_TASK PROMPT:_
Your answer must be the full listing, reproduced exactly.

_PROVIDED MATERIAL:_
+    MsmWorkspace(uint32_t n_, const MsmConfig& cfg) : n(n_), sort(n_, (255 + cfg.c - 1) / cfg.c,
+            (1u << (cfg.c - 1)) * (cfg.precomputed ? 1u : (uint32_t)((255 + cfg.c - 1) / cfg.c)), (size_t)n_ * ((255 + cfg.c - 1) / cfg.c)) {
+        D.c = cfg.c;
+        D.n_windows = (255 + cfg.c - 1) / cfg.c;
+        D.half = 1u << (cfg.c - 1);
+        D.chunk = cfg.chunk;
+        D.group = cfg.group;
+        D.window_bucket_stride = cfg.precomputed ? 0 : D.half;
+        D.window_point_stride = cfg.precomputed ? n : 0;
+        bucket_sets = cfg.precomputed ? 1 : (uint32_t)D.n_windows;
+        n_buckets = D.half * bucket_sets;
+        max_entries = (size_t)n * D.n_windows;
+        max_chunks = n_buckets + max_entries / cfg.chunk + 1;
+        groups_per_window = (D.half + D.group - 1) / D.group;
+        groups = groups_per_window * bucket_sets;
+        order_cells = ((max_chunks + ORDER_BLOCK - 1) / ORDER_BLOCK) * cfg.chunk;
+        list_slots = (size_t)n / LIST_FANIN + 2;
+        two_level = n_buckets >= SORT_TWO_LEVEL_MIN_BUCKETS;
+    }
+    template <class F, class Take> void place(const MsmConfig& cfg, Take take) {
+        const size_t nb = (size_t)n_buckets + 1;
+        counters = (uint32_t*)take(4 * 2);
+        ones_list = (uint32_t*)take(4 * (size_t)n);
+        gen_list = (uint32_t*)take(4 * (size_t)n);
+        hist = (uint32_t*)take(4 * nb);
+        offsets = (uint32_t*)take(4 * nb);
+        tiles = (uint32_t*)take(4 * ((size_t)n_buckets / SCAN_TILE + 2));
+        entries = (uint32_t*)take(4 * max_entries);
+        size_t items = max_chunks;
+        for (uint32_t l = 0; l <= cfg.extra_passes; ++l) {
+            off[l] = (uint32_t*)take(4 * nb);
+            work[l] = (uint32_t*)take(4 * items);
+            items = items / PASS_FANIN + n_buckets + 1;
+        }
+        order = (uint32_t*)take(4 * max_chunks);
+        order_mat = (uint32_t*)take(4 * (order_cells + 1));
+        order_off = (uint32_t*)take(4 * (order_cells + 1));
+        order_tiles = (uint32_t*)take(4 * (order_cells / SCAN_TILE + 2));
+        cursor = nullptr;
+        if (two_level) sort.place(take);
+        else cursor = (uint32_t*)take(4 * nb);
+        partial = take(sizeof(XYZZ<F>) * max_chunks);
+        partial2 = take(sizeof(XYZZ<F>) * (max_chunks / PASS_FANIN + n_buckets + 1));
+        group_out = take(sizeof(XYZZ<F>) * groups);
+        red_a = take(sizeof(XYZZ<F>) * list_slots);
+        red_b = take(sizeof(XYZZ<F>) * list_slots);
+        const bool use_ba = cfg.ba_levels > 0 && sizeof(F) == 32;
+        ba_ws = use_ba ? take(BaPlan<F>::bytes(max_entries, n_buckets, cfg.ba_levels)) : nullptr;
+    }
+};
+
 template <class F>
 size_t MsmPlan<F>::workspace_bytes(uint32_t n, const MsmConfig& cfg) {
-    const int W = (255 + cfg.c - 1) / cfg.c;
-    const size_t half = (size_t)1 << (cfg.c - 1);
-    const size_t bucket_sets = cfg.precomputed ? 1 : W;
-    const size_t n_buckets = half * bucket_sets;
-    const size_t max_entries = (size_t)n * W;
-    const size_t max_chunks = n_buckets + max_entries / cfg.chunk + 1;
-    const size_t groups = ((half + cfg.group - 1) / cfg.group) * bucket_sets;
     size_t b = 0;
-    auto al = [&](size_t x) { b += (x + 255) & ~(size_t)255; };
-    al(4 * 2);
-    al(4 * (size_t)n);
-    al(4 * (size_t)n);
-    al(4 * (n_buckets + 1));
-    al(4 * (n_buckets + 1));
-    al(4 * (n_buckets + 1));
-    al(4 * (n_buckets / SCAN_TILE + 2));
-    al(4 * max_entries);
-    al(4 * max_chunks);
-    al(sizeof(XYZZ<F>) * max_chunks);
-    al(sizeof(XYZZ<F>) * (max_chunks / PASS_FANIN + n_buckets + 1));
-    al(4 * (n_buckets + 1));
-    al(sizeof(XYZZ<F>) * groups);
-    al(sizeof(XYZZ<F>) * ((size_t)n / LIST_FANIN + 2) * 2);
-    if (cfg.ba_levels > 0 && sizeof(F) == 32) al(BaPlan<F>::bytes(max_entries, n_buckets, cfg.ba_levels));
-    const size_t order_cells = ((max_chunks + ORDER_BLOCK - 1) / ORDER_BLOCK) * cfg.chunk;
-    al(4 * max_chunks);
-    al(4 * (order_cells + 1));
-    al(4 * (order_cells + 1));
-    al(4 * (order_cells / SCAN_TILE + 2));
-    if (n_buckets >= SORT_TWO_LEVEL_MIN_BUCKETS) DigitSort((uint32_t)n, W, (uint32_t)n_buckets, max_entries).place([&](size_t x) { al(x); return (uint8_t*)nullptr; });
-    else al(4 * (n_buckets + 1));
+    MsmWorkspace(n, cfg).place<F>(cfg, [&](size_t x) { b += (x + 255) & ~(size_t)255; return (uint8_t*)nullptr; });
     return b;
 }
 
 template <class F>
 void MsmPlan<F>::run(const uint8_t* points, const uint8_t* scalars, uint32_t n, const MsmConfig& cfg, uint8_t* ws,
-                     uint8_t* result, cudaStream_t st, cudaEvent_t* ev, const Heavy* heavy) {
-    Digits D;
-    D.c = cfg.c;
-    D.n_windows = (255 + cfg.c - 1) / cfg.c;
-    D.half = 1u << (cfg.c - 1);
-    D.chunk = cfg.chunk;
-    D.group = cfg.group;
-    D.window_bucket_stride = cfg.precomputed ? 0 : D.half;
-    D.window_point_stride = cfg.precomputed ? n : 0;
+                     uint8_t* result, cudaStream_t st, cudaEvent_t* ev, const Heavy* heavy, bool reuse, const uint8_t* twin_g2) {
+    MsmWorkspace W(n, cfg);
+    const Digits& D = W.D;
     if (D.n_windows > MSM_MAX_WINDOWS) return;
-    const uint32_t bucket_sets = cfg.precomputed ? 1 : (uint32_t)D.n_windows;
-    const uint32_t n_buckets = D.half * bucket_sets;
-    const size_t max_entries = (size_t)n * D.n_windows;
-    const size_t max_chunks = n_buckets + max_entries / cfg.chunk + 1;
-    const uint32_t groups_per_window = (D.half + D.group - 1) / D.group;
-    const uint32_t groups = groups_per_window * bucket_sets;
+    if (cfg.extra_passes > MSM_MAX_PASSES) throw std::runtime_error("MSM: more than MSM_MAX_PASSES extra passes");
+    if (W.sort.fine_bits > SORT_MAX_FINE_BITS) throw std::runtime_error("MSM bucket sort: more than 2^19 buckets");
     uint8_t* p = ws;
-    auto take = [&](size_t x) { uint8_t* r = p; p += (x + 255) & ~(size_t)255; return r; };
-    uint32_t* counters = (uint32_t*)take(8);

_OUTPUT OF THE TASK:_
+    MsmWorkspace(uint32_t n_, const MsmConfig& cfg) : n(n_), sort(n_, (255 + cfg.c - 1) / cfg.c,
+            (1u << (cfg.c - 1)) * (cfg.precomputed ? 1u : (uint32_t)((255 + cfg.c - 1) / cfg.c)), (size_t)n_ * ((255 + cfg.c - 1) / cfg.c)) {
+        D.c = cfg.c;
+        D.n_windows = (255 + cfg.c - 1) / cfg.c;
+        D.half = 1u << (cfg.c - 1);
+        D.chunk = cfg.chunk;
+        D.group = cfg.group;
+        D.window_bucket_stride = cfg.precomputed ? 0 : D.half;
+        D.window_point_stride = cfg.precomputed ? n : 0;
+        bucket_sets = cfg.precomputed ? 1 : (uint32_t)D.n_windows;
+        n_buckets = D.half * bucket_sets;
+        max_entries = (size_t)n * D.n_windows;
+        max_chunks = n_buckets + max_entries / cfg.chunk + 1;
+        groups_per_window = (D.half + D.group - 1) / D.group;
+        groups = groups_per_window * bucket_sets;
+        order_cells = ((max_chunks + ORDER_BLOCK - 1) / ORDER_BLOCK) * cfg.chunk;
+        list_slots = (size_t)n / LIST_FANIN + 2;
+        two_level = n_buckets >= SORT_TWO_LEVEL_MIN_BUCKETS;
+    }
+    template <class F, class Take> void place(const MsmConfig& cfg, Take take) {
+        const size_t nb = (size_t)n_buckets + 1;
+        counters = (uint32_t*)take(4 * 2);
+        ones_list = (uint32_t*)take(4 * (size_t)n);
+        gen_list = (uint32_t*)take(4 * (size_t)n);
+        hist = (uint32_t*)take(4 * nb);
+        offsets = (uint32_t*)take(4 * nb);
+        tiles = (uint32_t*)take(4 * ((size_t)n_buckets / SCAN_TILE + 2));
+        entries = (uint32_t*)take(4 * max_entries);
+        size_t items = max_chunks;
+        for (uint32_t l = 0; l <= cfg.extra_passes; ++l) {
+            off[l] = (uint32_t*)take(4 * nb);
+            work[l] = (uint32_t*)take(4 * items);
+            items = items / PASS_FANIN + n_buckets + 1;
+        }
+        order = (uint32_t*)take(4 * max_chunks);
+        order_mat = (uint32_t*)take(4 * (order_cells + 1));
+        order_off = (uint32_t*)take(4 * (order_cells + 1));
+        order_tiles = (uint32_t*)take(4 * (order_cells / SCAN_TILE + 2));
+        cursor = nullptr;
+        if (two_level) sort.place(take);
+        else cursor = (uint32_t*)take(4 * nb);
+        partial = take(sizeof(XYZZ<F>) * max_chunks);
+        partial2 = take(sizeof(XYZZ<F>) * (max_chunks / PASS_FANIN + n_buckets + 1));
+        group_out = take(sizeof(XYZZ<F>) * groups);
+        red_a = take(sizeof(XYZZ<F>) * list_slots);
+        red_b = take(sizeof(XYZZ<F>) * list_slots);
+        const bool use_ba = cfg.ba_levels > 0 && sizeof(F) == 32;
+        ba_ws = use_ba ? take(BaPlan<F>::bytes(max_entries, n_buckets, cfg.ba_levels)) : nullptr;
+    }
+};
+
 template <class F>
 size_t MsmPlan<F>::workspace_bytes(uint32_t n, const MsmConfig& cfg) {
-    const int W = (255 + cfg.c - 1) / cfg.c;
-    const size_t half = (size_t)1 << (cfg.c - 1);
-    const size_t bucket_sets = cfg.precomputed ? 1 : W;
-    const size_t n_buckets = half * bucket_sets;
-    const size_t max_entries = (size_t)n * W;
-    const size_t max_chunks = n_buckets + max_entries / cfg.chunk + 1;
-    const size_t groups = ((half + cfg.group - 1) / cfg.group) * bucket_sets;
     size_t b = 0;
-    auto al = [&](size_t x) { b += (x + 255) & ~(size_t)255; };
-    al(4 * 2);
-    al(4 * (size_t)n);
-    al(4 * (size_t)n);
-    al(4 * (n_buckets + 1));
-    al(4 * (n_buckets + 1));
-    al(4 * (n_buckets + 1));
-    al(4 * (n_buckets / SCAN_TILE + 2));
-    al(4 * max_entries);
-    al(4 * max_chunks);
-    al(sizeof(XYZZ<F>) * max_chunks);
-    al(sizeof(XYZZ<F>) * (max_chunks / PASS_FANIN + n_buckets + 1));
-    al(4 * (n_buckets + 1));
-    al(sizeof(XYZZ<F>) * groups);
-    al(sizeof(XYZZ<F>) * ((size_t)n / LIST_FANIN + 2) * 2);
-    if (cfg.ba_levels > 0 && sizeof(F) == 32) al(BaPlan<F>::bytes(max_entries, n_buckets, cfg.ba_levels));
-    const size_t order_cells = ((max_chunks + ORDER_BLOCK - 1) / ORDER_BLOCK) * cfg.chunk;
-    al(4 * max_chunks);
-    al(4 * (order_cells + 1));
-    al(4 * (order_cells + 1));
-    al(4 * (order_cells / SCAN_TILE + 2));
-    if (n_buckets >= SORT_TWO_LEVEL_MIN_BUCKETS) DigitSort((uint32_t)n, W, (uint32_t)n_buckets, max_entries).place([&](size_t x) { al(x); return (uint8_t*)nullptr; });
-    else al(4 * (n_buckets + 1));
+    MsmWorkspace(n, cfg).place<F>(cfg, [&](size_t x) { b += (x + 255) & ~(size_t)255; return (uint8_t*)nullptr; });
     return b;
 }
 
 template <class F>
 void MsmPlan<F>::run(const uint8_t* points, const uint8_t* scalars, uint32_t n, const MsmConfig& cfg, uint8_t* ws,
-                     uint8_t* result, cudaStream_t st, cudaEvent_t* ev, const Heavy* heavy) {
-    Digits D;
-    D.c = cfg.c;
-    D.n_windows = (255 + cfg.c - 1) / cfg.c;
-    D.half = 1u << (cfg.c - 1);
-    D.chunk = cfg.chunk;
-    D.group = cfg.group;
-    D.window_bucket_stride = cfg.precomputed ? 0 : D.half;
-    D.window_point_stride = cfg.precomputed ? n : 0;
+                     uint8_t* result, cudaStream_t st, cudaEvent_t* ev, const Heavy* heavy, bool reuse, const uint8_t* twin_g2) {
+    MsmWorkspace W(n, cfg);
+    const Digits& D = W.D;
     if (D.n_windows > MSM_MAX_WINDOWS) return;
-    const uint32_t bucket_sets = cfg.precomputed ? 1 : (uint32_t)D.n_windows;
-    const uint32_t n_buckets = D.half * bucket_sets;
-    const size_t max_entries = (size_t)n * D.n_windows;
-    const size_t max_chunks = n_buckets + max_entries / cfg.chunk + 1;
-    const uint32_t groups_per_window = (D.half + D.group - 1) / D.group;
-    const uint32_t groups = groups_per_window * bucket_sets;
+    if (cfg.extra_passes > MSM_MAX_PASSES) throw std::runtime_error("MSM: more than MSM_MAX_PASSES extra passes");
+    if (W.sort.fine_bits > SORT_MAX_FINE_BITS) throw std::runtime_error("MSM bucket sort: more than 2^19 buckets");
     uint8_t* p = ws;
-    auto take = [&](size_t x) { uint8_t* r = p; p += (x + 255) & ~(size_t)255; return r; };
-    uint32_t* counters = (uint32_t*)take(8);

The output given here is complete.